So I had a bit of a rough week last week.
Or, rather, I should say that the last half of it or so was kinda rough. I was very anxious to hear back about the Internship of My Life, and I was supposed to hear back from it Friday.
I was not rejected, but the response I got was not satisfying, delaying this process of admission even more rather than giving me an answer.
It was on Monday that I had a realization that even if I got the internship, it was highly possible that I would be placed in a town in the middle of nowhere, and I would be facing the same kind of loneliness and boredom that I did last summer. I am very much afraid of that. Like… whoa.
Anyway, those were sort of the operative things going on in my life, not to mention that I had stuff due for my classes and was almost unable to focus on anything past Friday.
So, I was kinda stressed. And where did I turn?
Yes, the ice cream.
If we remember from a previous post, ice cream has never been a big vice of mine. There’s a point which sweet things just make me nauseous, and I don’t enjoy them as much.

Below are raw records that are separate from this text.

@@ -88,22 +108,30 @@
     auto load_w = [&](int c, int step, auto slot_c) {
         constexpr int S = decltype(slot_c)::value;
         const int woff = c < n_chunks ? (c * 9 + step) * (4 * 512) : 0;
-#pragma unroll
-        for (int kk = 0; kk < 4; ++kk) areg[S][kk] = *reinterpret_cast<const half8 *>(wfrag + woff + kk * 512);
+        half8(&d)[4] = areg[S];
+        const half_t *src = wfrag + woff;
+        const unsigned lo = lane_off;
+        asm volatile("s_nop 4\n\t"
+                     "global_load_dwordx4 %0, %4, %5\n\t"
+                     "global_load_dwordx4 %1, %4, %5 offset:1024\n\t"
+                     "global_load_dwordx4 %2, %4, %5 offset:2048\n\t"
+                     "global_load_dwordx4 %3, %4, %5 offset:3072"
+                     : "=&v"(d[0]), "=&v"(d[1]), "=&v"(d[2]), "=&v"(d[3])
+                     : "v"(lo), "s"(src)
+                     : "memory");
     };
     auto issue_plane = [&](int c, auto sub_c) {
         constexpr int S = decltype(sub_c)::value;
         const bool real = c < n_chunks;
-        char *pl = smem + S * PLANE_B + wave * 1024;
-#pragma unroll
-        for (int q = 0; q < PP; ++q) {
+        static_for<PP>([&](auto q_c) {
+            constexpr int q = decltype(q_c)::value;
             const half_t *src = (real && poff[S][q] >= 0) ? p.x + (unsigned)(poff[S][q] + (c << 6)) : p.zeros;
             if constexpr (SCF) {
                 if (!real && S < n_sc && poff_sc[q] >= 0) src = p.scx + (unsigned)(poff_sc[q] + (S << 6));
             }
-            __builtin_amdgcn_global_load_lds((const __attribute__((address_space(1))) void *)src,
-                                             (__attribute__((address_space(3))) void *)(pl + q * 4096), 16, 0, 0);
-        }
+            const unsigned base = plane_lds;
+            asm volatile("s_add_u32 m0, %0, %1\n\ts_nop 0\n\tglobal_load_lds_dwordx4 %2, off" ::"s"(base), "n"(S * PLANE_B + q * 4096), "v"(src) : "memory", "scc");
+        });
     };
 
     floatx16 acc[NT];
@@ -119,8 +147,10 @@
     load_w(0, 0, std::integral_constant<int, 0>{});
     load_w(0, 1, std::integral_constant<int, 1>{});
     half8 bf[BFD][NT];
-    asm volatile("s_waitcnt vmcnt(%0)" ::"n"(4 * LA) : "memory");
+    asm volatile("s_waitcnt vmcnt(0)" ::: "memory");
+    __builtin_amdgcn_s_waitcnt(0xc07f);
     __builtin_amdgcn_s_barrier();
+    __builtin_amdgcn_sched_barrier(0);
 #pragma unroll
     for (int k2 = 0; k2 < BFD; ++k2)
 #pragma unroll
@@ -133,12 +163,14 @@
         constexpr bool LAST_OF_PLANE = kSub[NS] != kSub[ST];
         const int dp = kSub[ST] * PLANE_B + (kDr[ST] * Wq + kDc[ST]) * PROW;
         const int dpn = kSub[NS] * PLANE_B + (kDr[NS] * Wq + kDc[NS]) * PROW;
+        asm volatile("s_waitcnt vmcnt(%0)" ::"n"(frt_vmsched::s2_step_wait(PP, LA, ST)) : "memory");
+        __builtin_amdgcn_sched_barrier(0);
 #pragma unroll
         for (int kk = 0; kk < 4; ++kk) {
             const int cur = kk & 1;
             if (kk == 4 - BFD && LAST_OF_PLANE) {
                 constexpr int NEXT = kSub[NS];
-                constexpr int YOUNGER = 4 * (9 - kLen[NEXT]) + 2 * PP;
+                constexpr int YOUNGER = frt_vmsched::s2_handover_wait(PP, NEXT);
                 static_assert(YOUNGER <= 63, "vmcnt field");
                 asm volatile("s_waitcnt vmcnt(%0)" ::"n"(YOUNGER) : "memory");
                 asm volatile("s_waitcnt lgkmcnt(0)" ::: "memory");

But sugar still ups the dopamine-thingies in the body, so eating ice cream, even if I don’t like it that much, still makes me feel better. So, yeah, I had quite a bit of ice cream last week.
It’s pretty depressing to think that you have at least somewhat handled your stress eating problems and then to realize that all you’ve done at this point was replace the potatoes and salty things with something that you don’t even like as much.
Needless to say I was — am — frustrated. The ice cream and the stress are likely the reasons why I didn’t lose much weight this week.
Of course, the thing that I really need for stress is exercise, and that’s the one thing I really can’t do. Sure, I could go swimming or rowing or lift weights or some such, but… I dunno. I feel like it’s not the same. I do TKD because I intrinsically enjoy it, and I feel like exercising out of obligation or to intentionally relieve stress would only add to it. Maybe I haven’t really given it enough of a chance, but the reason why doing TKD is stress-relieving for me is because I like it so much. There is the added exercise component to it that does help, but I feel like doing something I don’t enjoy just to get rid of stress would be counter-productive.
Finals are around the corner, and I can only imagine my anxiety and stress will increase. I have taken to doing pushups when I get cravings, so perhaps that will help. I don’t know for sure, but I know that, along with potatoes, ice cream is now off the menu.